BEGIN Record set

## Load input tiles with 128-bit buffer loads and parity-split stride-2 LDS layout

Result: no change. 1194 (-0.1%).

```diff
diff --git a/drba_amd/csrc/conv_split.hip b/drba_amd/csrc/conv_split.hip
--- a/drba_amd/csrc/conv_split.hip
+++ b/drba_amd/csrc/conv_split.hip
@@ -28,10 +28,48 @@
   static constexpr int NTAP = MODE != 1 ? 9 : 4, NPX = MODE != 1 ? 1 : (BP ? 4 : 2);
   static constexpr int TH = (4 / CS) * RW, TW = 16 * MW, NTC = 16 * NTT;
   static constexpr int TR = MODE == 2 ? 2 * TH + 1 : TH + 2, TC = MODE == 2 ? 2 * TW + 1 : TW + 2, NPIX = TR * TC;
-  static constexpr int NPIXP = ((NPIX + 15) / 16) * 16 + 4;
+#ifndef DRBA_SPLIT_PARITY
+#define DRBA_SPLIT_PARITY 1
+#endif
+#ifndef DRBA_SPLIT_WIDE
+#define DRBA_SPLIT_WIDE 1
+#endif
+  static constexpr bool PAR = MODE == 2 && DRBA_SPLIT_PARITY;
+#ifndef DRBA_SPLIT_WGROUP
+#define DRBA_SPLIT_WGROUP 0
+#endif
+  static constexpr bool WG = MODE != 2 && DRBA_SPLIT_WGROUP;
+  static constexpr int EO = TW + 4, TCP = PAR ? EO + TW : (WG ? (TC | 1) : TC);
+  __host__ __device__ static constexpr int cslot(int cc) { return PAR ? ((cc & 1) ? EO + (cc >> 1) : (cc >> 1)) : cc; }
+#ifndef DRBA_SPLIT_KQPAD
+#define DRBA_SPLIT_KQPAD 4
+#endif
+  static constexpr int NPIXP = ((TR * TCP + 15) / 16) * 16 + DRBA_SPLIT_KQPAD;
   static constexpr int LDS_BYTES = PL * 4 * NPIXP * 16;
   static constexpr int ITEMS = NPIX * 4;
   static constexpr int LIT = (ITEMS + 255) / 256;
+  static constexpr bool WIDE_OK = DRBA_SPLIT_WIDE && MW >= 2;
+  static constexpr int NRUN = (TC + 3 + 3) / 4;
+  static constexpr int ITEMS_W = 4 * TR * NRUN;
+  static constexpr int LITW = (ITEMS_W + 255) / 256;
+  __device__ static void wide_item(int item, int &g, int &r, int &j) {
+    constexpr int PER_G = TR * NRUN;
+    g = item / PER_G;
+    const int u = item - g * PER_G;
+    if constexpr (!WG) {
+      r = u / NRUN, j = u - r * NRUN;
+    } else {
+      constexpr int BLK = 4 * NRUN, FULL = (TR / 4) * BLK, PAIRS = (NRUN / 2) * 8;
+      if (u < FULL) {
+        const int b = u / BLK, v = u - b * BLK;
+        if (v < PAIRS) r = 4 * b + ((v >> 1) & 3), j = 2 * (v >> 3) + (v & 1);
+        else r = 4 * b + (v - PAIRS), j = NRUN - 1;
+      } else {
+        const int w = u - FULL, rr = w / NRUN;
+        r = (TR / 4) * 4 + rr, j = w - rr * NRUN;
+      }
+    }
+  }
   static constexpr int FRAG_U4 = NTAP * NTT * PL * 64;
 #ifndef DRBA_SPLIT_BDEPTH_BIG
 #define DRBA_SPLIT_BDEPTH_BIG 2
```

END Record set

*Activity*
Each entry must be output exactly as it was written.

*Solved exercise*
## Load input tiles with 128-bit buffer loads and parity-split stride-2 LDS layout

Result: no change. 1194 (-0.1%).

```diff
diff --git a/drba_amd/csrc/conv_split.hip b/drba_amd/csrc/conv_split.hip
--- a/drba_amd/csrc/conv_split.hip
+++ b/drba_amd/csrc/conv_split.hip
@@ -28,10 +28,48 @@
   static constexpr int NTAP = MODE != 1 ? 9 : 4, NPX = MODE != 1 ? 1 : (BP ? 4 : 2);
   static constexpr int TH = (4 / CS) * RW, TW = 16 * MW, NTC = 16 * NTT;
   static constexpr int TR = MODE == 2 ? 2 * TH + 1 : TH + 2, TC = MODE == 2 ? 2 * TW + 1 : TW + 2, NPIX = TR * TC;
-  static constexpr int NPIXP = ((NPIX + 15) / 16) * 16 + 4;
+#ifndef DRBA_SPLIT_PARITY
+#define DRBA_SPLIT_PARITY 1
+#endif
+#ifndef DRBA_SPLIT_WIDE
+#define DRBA_SPLIT_WIDE 1
+#endif
+  static constexpr bool PAR = MODE == 2 && DRBA_SPLIT_PARITY;
+#ifndef DRBA_SPLIT_WGROUP
+#define DRBA_SPLIT_WGROUP 0
+#endif
+  static constexpr bool WG = MODE != 2 && DRBA_SPLIT_WGROUP;
+  static constexpr int EO = TW + 4, TCP = PAR ? EO + TW : (WG ? (TC | 1) : TC);
+  __host__ __device__ static constexpr int cslot(int cc) { return PAR ? ((cc & 1) ? EO + (cc >> 1) : (cc >> 1)) : cc; }
+#ifndef DRBA_SPLIT_KQPAD
+#define DRBA_SPLIT_KQPAD 4
+#endif
+  static constexpr int NPIXP = ((TR * TCP + 15) / 16) * 16 + DRBA_SPLIT_KQPAD;
   static constexpr int LDS_BYTES = PL * 4 * NPIXP * 16;
   static constexpr int ITEMS = NPIX * 4;
   static constexpr int LIT = (ITEMS + 255) / 256;
+  static constexpr bool WIDE_OK = DRBA_SPLIT_WIDE && MW >= 2;
+  static constexpr int NRUN = (TC + 3 + 3) / 4;
+  static constexpr int ITEMS_W = 4 * TR * NRUN;
+  static constexpr int LITW = (ITEMS_W + 255) / 256;
+  __device__ static void wide_item(int item, int &g, int &r, int &j) {
+    constexpr int PER_G = TR * NRUN;
+    g = item / PER_G;
+    const int u = item - g * PER_G;
+    if constexpr (!WG) {
+      r = u / NRUN, j = u - r * NRUN;
+    } else {
+      constexpr int BLK = 4 * NRUN, FULL = (TR / 4) * BLK, PAIRS = (NRUN / 2) * 8;
+      if (u < FULL) {
+        const int b = u / BLK, v = u - b * BLK;
+        if (v < PAIRS) r = 4 * b + ((v >> 1) & 3), j = 2 * (v >> 3) + (v & 1);
+        else r = 4 * b + (v - PAIRS), j = NRUN - 1;
+      } else {
+        const int w = u - FULL, rr = w / NRUN;
+        r = (TR / 4) * 4 + rr, j = w - rr * NRUN;
+      }
+    }
+  }
   static constexpr int FRAG_U4 = NTAP * NTT * PL * 64;
 #ifndef DRBA_SPLIT_BDEPTH_BIG
 #define DRBA_SPLIT_BDEPTH_BIG 2
```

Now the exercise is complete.